_What is expected_
Extract the lines that carry the string "forms" from the listing.

_Exercise data_

· · ·

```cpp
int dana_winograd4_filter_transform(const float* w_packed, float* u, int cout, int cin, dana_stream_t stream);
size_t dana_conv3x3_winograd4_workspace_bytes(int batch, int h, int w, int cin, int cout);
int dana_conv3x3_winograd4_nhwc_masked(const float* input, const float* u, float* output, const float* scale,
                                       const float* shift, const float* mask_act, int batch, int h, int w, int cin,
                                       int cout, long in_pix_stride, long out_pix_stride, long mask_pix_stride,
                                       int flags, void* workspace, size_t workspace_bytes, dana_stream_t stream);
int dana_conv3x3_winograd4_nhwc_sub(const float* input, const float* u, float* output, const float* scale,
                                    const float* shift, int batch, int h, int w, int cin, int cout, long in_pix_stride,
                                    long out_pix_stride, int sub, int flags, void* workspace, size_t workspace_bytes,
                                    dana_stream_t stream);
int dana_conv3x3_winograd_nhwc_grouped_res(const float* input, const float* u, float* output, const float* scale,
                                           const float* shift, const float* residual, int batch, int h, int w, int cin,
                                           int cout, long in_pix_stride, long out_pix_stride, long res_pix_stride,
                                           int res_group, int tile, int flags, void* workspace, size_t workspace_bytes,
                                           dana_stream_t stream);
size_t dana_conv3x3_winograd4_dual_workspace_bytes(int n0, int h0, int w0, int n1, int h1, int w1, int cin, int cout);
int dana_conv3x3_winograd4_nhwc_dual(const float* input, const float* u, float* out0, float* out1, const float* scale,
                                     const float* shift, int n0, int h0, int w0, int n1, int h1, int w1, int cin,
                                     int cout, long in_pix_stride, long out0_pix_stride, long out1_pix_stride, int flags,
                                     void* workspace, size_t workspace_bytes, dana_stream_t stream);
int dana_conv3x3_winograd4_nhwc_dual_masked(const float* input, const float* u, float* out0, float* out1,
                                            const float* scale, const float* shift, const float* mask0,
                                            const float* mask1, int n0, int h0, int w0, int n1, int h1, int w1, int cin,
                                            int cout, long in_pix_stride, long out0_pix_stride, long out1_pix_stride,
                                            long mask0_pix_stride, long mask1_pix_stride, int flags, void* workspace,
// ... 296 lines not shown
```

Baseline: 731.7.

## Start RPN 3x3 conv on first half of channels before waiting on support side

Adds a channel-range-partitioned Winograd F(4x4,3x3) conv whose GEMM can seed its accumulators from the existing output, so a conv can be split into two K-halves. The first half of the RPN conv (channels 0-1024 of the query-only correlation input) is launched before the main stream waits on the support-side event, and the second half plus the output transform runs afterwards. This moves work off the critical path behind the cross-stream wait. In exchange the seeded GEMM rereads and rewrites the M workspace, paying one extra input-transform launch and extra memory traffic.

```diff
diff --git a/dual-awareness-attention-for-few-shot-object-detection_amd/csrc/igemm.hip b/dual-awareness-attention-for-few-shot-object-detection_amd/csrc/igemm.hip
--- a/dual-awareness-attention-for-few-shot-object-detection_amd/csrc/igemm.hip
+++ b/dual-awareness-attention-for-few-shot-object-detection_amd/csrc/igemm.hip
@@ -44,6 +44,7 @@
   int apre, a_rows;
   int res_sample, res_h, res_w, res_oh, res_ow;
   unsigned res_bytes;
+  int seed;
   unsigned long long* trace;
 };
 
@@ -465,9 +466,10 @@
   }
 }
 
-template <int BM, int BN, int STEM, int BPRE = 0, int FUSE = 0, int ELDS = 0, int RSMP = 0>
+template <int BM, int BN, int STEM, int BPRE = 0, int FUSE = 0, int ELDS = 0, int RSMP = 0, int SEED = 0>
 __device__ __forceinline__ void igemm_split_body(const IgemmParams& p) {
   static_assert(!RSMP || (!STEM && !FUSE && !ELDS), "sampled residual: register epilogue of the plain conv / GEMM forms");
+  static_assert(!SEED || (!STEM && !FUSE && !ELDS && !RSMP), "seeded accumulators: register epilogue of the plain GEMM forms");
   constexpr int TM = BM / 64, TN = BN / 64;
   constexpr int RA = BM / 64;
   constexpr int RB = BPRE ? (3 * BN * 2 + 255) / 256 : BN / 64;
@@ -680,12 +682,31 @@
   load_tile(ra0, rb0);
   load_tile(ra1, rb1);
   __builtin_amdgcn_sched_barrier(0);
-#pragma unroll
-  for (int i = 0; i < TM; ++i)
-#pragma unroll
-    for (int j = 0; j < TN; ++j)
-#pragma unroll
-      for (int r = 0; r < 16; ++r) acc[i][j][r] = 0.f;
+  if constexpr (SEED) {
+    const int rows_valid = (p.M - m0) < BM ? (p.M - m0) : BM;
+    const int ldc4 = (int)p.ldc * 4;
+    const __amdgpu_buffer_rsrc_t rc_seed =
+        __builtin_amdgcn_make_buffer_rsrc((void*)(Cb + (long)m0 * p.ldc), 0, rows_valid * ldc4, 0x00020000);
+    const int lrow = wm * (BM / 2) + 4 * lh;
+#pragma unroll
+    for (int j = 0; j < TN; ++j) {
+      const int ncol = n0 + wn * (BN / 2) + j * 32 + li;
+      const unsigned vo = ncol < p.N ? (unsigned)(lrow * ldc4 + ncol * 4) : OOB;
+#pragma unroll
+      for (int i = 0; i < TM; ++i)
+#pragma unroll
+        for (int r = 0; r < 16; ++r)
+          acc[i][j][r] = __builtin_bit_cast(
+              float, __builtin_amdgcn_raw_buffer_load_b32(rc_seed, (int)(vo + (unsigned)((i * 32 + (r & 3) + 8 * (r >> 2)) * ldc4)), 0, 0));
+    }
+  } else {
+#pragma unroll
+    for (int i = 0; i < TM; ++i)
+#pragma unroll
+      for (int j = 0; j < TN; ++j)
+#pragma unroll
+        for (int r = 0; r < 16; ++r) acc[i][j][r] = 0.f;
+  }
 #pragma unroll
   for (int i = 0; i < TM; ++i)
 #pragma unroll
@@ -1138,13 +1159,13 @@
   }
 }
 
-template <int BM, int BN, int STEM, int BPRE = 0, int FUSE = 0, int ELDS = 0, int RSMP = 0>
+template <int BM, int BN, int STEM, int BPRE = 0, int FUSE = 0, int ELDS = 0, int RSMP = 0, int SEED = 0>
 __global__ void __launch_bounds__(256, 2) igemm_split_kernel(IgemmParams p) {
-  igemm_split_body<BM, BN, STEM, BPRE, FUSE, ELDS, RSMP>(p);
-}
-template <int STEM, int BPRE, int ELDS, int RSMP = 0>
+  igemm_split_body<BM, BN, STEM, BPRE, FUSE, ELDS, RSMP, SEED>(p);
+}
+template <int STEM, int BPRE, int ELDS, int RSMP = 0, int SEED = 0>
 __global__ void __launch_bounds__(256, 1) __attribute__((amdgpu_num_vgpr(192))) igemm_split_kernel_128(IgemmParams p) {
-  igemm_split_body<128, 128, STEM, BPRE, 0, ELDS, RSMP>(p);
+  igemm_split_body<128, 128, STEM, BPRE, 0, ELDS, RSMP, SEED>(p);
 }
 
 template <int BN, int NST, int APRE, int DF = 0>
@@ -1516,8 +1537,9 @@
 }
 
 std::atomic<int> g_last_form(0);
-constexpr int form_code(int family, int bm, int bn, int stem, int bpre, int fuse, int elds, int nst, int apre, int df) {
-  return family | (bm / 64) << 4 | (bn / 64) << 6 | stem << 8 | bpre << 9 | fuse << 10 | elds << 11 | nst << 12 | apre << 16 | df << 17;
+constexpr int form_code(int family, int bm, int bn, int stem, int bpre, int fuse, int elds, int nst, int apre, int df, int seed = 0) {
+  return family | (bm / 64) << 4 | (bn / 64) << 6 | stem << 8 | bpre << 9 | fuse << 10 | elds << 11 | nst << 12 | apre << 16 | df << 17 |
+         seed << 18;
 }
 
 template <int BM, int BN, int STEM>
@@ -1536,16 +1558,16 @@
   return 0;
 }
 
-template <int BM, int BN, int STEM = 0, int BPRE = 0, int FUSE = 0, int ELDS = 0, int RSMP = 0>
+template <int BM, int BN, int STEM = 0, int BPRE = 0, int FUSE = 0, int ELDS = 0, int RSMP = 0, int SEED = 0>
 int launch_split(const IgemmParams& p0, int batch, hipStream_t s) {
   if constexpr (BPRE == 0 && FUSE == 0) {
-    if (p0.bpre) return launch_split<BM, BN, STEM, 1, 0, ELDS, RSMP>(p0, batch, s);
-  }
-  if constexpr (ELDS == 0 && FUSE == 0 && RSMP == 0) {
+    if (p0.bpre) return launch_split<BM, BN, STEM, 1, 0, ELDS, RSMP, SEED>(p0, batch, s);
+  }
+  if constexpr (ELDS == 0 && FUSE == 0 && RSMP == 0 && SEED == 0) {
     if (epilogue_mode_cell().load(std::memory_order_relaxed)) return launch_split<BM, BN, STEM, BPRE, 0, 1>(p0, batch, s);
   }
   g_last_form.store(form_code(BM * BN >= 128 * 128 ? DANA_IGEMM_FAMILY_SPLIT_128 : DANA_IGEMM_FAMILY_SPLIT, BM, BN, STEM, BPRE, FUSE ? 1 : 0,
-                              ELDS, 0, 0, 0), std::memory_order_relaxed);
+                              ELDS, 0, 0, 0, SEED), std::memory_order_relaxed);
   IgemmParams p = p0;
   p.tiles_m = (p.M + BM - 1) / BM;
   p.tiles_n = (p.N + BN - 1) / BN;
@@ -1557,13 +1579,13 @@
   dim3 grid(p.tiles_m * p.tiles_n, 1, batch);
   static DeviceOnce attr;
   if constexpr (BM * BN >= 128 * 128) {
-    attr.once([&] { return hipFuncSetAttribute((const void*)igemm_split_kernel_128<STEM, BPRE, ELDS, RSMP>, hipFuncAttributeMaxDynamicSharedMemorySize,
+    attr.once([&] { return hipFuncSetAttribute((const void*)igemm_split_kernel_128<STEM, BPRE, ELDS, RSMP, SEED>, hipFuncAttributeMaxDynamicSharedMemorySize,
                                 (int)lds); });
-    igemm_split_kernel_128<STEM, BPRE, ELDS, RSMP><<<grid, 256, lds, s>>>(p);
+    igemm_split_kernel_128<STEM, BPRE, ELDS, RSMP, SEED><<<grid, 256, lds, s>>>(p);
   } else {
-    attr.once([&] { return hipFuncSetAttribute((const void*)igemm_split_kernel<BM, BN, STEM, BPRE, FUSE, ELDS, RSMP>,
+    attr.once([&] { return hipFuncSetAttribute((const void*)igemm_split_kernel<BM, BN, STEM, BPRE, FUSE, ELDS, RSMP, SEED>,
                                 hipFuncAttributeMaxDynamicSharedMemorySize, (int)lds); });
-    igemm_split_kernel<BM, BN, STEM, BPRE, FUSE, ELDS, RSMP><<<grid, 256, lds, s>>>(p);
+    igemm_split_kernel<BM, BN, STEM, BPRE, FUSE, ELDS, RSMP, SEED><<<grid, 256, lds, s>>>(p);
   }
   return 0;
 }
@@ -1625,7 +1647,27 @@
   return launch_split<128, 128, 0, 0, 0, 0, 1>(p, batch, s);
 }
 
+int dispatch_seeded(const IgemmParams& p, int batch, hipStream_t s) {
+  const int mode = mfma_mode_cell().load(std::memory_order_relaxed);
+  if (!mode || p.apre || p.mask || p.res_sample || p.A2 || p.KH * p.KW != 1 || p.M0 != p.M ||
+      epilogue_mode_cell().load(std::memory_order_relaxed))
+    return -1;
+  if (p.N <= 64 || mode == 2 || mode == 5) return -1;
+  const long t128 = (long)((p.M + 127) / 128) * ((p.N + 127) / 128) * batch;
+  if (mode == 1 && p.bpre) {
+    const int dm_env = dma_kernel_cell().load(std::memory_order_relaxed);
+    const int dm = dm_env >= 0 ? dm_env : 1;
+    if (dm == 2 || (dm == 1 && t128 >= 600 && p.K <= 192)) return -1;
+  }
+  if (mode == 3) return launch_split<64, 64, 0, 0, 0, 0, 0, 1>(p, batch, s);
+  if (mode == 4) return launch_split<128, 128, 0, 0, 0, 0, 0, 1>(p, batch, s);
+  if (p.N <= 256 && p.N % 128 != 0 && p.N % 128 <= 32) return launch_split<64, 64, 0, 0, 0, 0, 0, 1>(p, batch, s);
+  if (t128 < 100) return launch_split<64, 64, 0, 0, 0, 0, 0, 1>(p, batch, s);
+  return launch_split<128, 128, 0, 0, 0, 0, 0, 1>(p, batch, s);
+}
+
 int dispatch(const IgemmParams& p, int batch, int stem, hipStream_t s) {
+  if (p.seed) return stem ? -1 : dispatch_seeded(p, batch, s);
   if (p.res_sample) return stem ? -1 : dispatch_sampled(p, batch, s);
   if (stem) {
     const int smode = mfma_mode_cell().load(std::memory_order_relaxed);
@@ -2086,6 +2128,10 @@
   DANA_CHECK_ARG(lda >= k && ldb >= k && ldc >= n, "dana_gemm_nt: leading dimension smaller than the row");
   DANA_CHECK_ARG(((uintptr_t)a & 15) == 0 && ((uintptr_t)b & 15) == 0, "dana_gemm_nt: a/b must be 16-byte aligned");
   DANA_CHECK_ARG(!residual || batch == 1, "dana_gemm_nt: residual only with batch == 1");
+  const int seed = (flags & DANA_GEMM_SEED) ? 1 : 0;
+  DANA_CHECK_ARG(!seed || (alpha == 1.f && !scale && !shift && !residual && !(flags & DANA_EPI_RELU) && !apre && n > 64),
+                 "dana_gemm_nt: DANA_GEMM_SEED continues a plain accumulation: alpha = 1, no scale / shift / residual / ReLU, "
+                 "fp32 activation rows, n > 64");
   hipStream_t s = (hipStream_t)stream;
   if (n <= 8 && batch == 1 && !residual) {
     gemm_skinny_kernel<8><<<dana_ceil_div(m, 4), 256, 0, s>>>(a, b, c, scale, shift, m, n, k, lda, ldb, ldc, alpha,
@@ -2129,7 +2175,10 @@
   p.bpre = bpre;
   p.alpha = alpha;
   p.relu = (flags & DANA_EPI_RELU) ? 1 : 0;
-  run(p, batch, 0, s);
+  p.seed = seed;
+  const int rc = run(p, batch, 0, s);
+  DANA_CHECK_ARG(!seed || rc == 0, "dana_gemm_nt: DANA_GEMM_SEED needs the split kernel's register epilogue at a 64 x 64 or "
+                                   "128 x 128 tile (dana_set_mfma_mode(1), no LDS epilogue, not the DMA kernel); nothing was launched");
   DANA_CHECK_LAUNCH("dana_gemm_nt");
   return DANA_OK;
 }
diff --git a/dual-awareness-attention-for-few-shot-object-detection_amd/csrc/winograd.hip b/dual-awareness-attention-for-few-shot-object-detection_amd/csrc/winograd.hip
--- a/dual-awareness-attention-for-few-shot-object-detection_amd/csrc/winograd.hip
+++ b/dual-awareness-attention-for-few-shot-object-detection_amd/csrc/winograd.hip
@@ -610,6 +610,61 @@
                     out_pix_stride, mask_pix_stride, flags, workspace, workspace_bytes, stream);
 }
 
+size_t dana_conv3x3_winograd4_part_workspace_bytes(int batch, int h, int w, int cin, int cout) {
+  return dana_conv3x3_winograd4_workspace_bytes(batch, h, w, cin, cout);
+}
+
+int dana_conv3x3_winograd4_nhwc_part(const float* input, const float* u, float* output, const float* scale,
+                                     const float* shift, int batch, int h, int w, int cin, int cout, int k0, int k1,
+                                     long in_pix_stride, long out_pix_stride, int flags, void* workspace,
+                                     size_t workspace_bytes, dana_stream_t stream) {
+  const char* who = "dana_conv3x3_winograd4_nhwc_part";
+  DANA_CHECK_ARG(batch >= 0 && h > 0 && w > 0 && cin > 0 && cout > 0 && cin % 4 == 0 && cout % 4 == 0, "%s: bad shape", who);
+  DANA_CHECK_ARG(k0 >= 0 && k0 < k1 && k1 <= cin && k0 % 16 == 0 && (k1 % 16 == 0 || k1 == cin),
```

· · ·

_Solution to this task_
   static_assert(!RSMP || (!STEM && !FUSE && !ELDS), "sampled residual: register epilogue of the plain conv / GEMM forms");
+  static_assert(!SEED || (!STEM && !FUSE && !ELDS && !RSMP), "seeded accumulators: register epilogue of the plain GEMM forms");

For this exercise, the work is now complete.